Question Answering Track

Part of my series of notes from NAACL-HLT 2019 in Minneapolis.

Bidirectional Attentive Memory Networks for QA over KB

question answering from knowledge bases
approaches: semantic parsing vs. information retrieval
IR more E2E trainable, fewer hand-crafted rules
- question asker disputes this vehemently given current SP work
candidate answers from KB subgraphs – encode answer type, path, context
existing approaches encode questions & KB independently, without considering interactions
- hence bidirectional attentive memory network to encode both jointly
then we went into the very complicated, probably super awesome architecture, at which point I stopped paying attention (bidirectional or otherwise)

motivation: testing inference is difficult
crowdsourcing interesting / unusual examples of inference is tricky
recognising entailment is an artificial task (yes!!!)
natural yes/no questions can help here
- quite challenging
  - rarely purely factoid (“Was Obama born in 1961?”)
  - non-trivial types of reasoning
  - “no” answers usually inferred
- well-defined end task
data consists of question, passage, binary answer
use anonymised queries from Google
- annotated for yes/no answers and paragraphs from Wikipedia
- pretty expensive data to collect (and we’re not all Google either…)
some analysis of the dataset…
type of reasoning needed to answer the question
- paraphrasing – quite explicitly stated
- by example (or counterexample)
- factual reasoning / grounded knowledge
- implicit – complicated
- missing mention – if it were yes (or no), it would have been mentioned
- big bucket of other stuff
most experiments around transfer learning
- transfer from other types of questions, entailment, paraphrasing…
- also some unsupervised pretrained models
pre-training on entailment helps a lot
“as we’ve come to expect, BERT does the best”
- but adding MNLI helps even BERT
go explore the data!
- also will become part of SuperGLUE

using pre-trained entailment models for QA
QA usually requires reasoning over multiple sentences, which current entailment models don’t do
- even if no single sentence entails the hypothesis
- while also being wary of distracting info
their solution
- relevance module – which sentences are important, which are distractors
- aggregator module – combine info over relevant sentences
relevance is like entailment – can use pretrained model here

bread Cue the extremely important bread metaphor.

aggregator is kind of like entailment, but needs to be applied to multiple sentences
- use some layers for each sentence, join with learned weights
- use the rest of the layers post-join to get aggregate prediction
- [editor’s note: why…. would this work?]
join using cross-attention layer
evaluations, including ablations
- multilayer aggregation and relevance are both helpful
method is model agnostic, so it could also use BERT
- [gotta mention BERT someplace or it ain’t NAACL 2019!]

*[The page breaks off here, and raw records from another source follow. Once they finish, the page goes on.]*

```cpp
int ps_paged_attn_prefill_mfma(void* out, const void* q, const void* k_cache,
                               const void* v_cache, const void* block_tables,
                               const void* tile_info, int num_tiles,
                               int num_q_heads, int max_blocks, float scale,
                               int KH, int GQ, int head_dim, long q_stride,
                               int variant, int kv_fp8, int window,
                               hipStream_t stream) {
  if (head_dim != 128) return -1;
  if (variant == 5) {
    return ps_paged_attn_prefill_mfma32(
        out, nullptr, nullptr, 0, q, k_cache, v_cache,
        block_tables, tile_info, num_tiles,
        num_q_heads, max_blocks, scale, KH, GQ, head_dim, q_stride,
        kv_fp8, window, stream);
  }
  const int n_work = num_tiles * num_q_heads;
  dim3 grid(((n_work + 7) / 8) * 8);
#define PS_PREFILL_T(WPS, KVT)                                              \
  paged_attn_prefill_mfma_kernel<128, WPS, KVT><<<grid, 256, 0, stream>>>(  \
      (unsigned short*)out, (const unsigned short*)q,                       \
      (const KVT*)k_cache, (const KVT*)v_cache, (const int*)block_tables,   \
      (const int*)tile_info, max_blocks, scale, KH, GQ, q_stride,           \
      num_q_heads, n_work, window)
  if (kv_fp8) {
    if (variant == 3) PS_PREFILL_T(3, unsigned char);
    else PS_PREFILL_T(4, unsigned char);
  } else {
    if (variant == 3) PS_PREFILL_T(3, unsigned short);
    else PS_PREFILL_T(4, unsigned short);
  }
#undef PS_PREFILL_T
  return 0;
}

}
```

### csrc/prefill_mfma32.hip

```cpp
#include "ps_common.h"

typedef __attribute__((ext_vector_type(8))) __bf16 ps_mbf16x8;
typedef __attribute__((ext_vector_type(16))) float ps_mf32x16;

PS_DEV ps_mbf16x8 ps_as_mbf16_32(ps_bf16x8 u) {
  union {
    ps_bf16x8 u16;
    ps_mbf16x8 bf;
  } v;
  v.u16 = u;
  return v.bf;
}

#define PS_CHUNK32 64
#define PS_TILE32 256
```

users of QA systems expect more than just answers
- even if it’s clearly not a conversationalist
- we knew this even in 1981

beyond

hence the conversational QA (CoQA) task
conversational history is critical to answering questions naturally
- coreference, omitted context, etc.
goals:
- conversational questions
- free-form answers (not just spans)
- diverse genres
most common trigram in CoQA – “what did he”
- vs. SQuAD – “what is the”
- presence of single word questions
CoQA vs. QuAC
- free-form answers with extractive rationales, vs. just extractive
- both see passage, vs. only answerer sees passage
- differences in the resulting data
also compare other datasets…
major linguistic phenomenon is coreference

coref

also paraphrasing, pragmatics / common-sense reasoning, etc.
tried some models
- generating free text
- selecting span (highlight)
- highlight first then generate (discriminator + generator)
results analysis
- combined model helps
- importance of conversation history
  - but after a certain point models stop using history, whereas human performance continues to improve
“…and then BERT came out”
- does better than humans now on this dataset
“so… what are we going to do? this paper just came out….”
next steps
- why do these models work? are they resolving coreference or using heuristics?
- how well does it transfer to other problems, e.g. dialogue?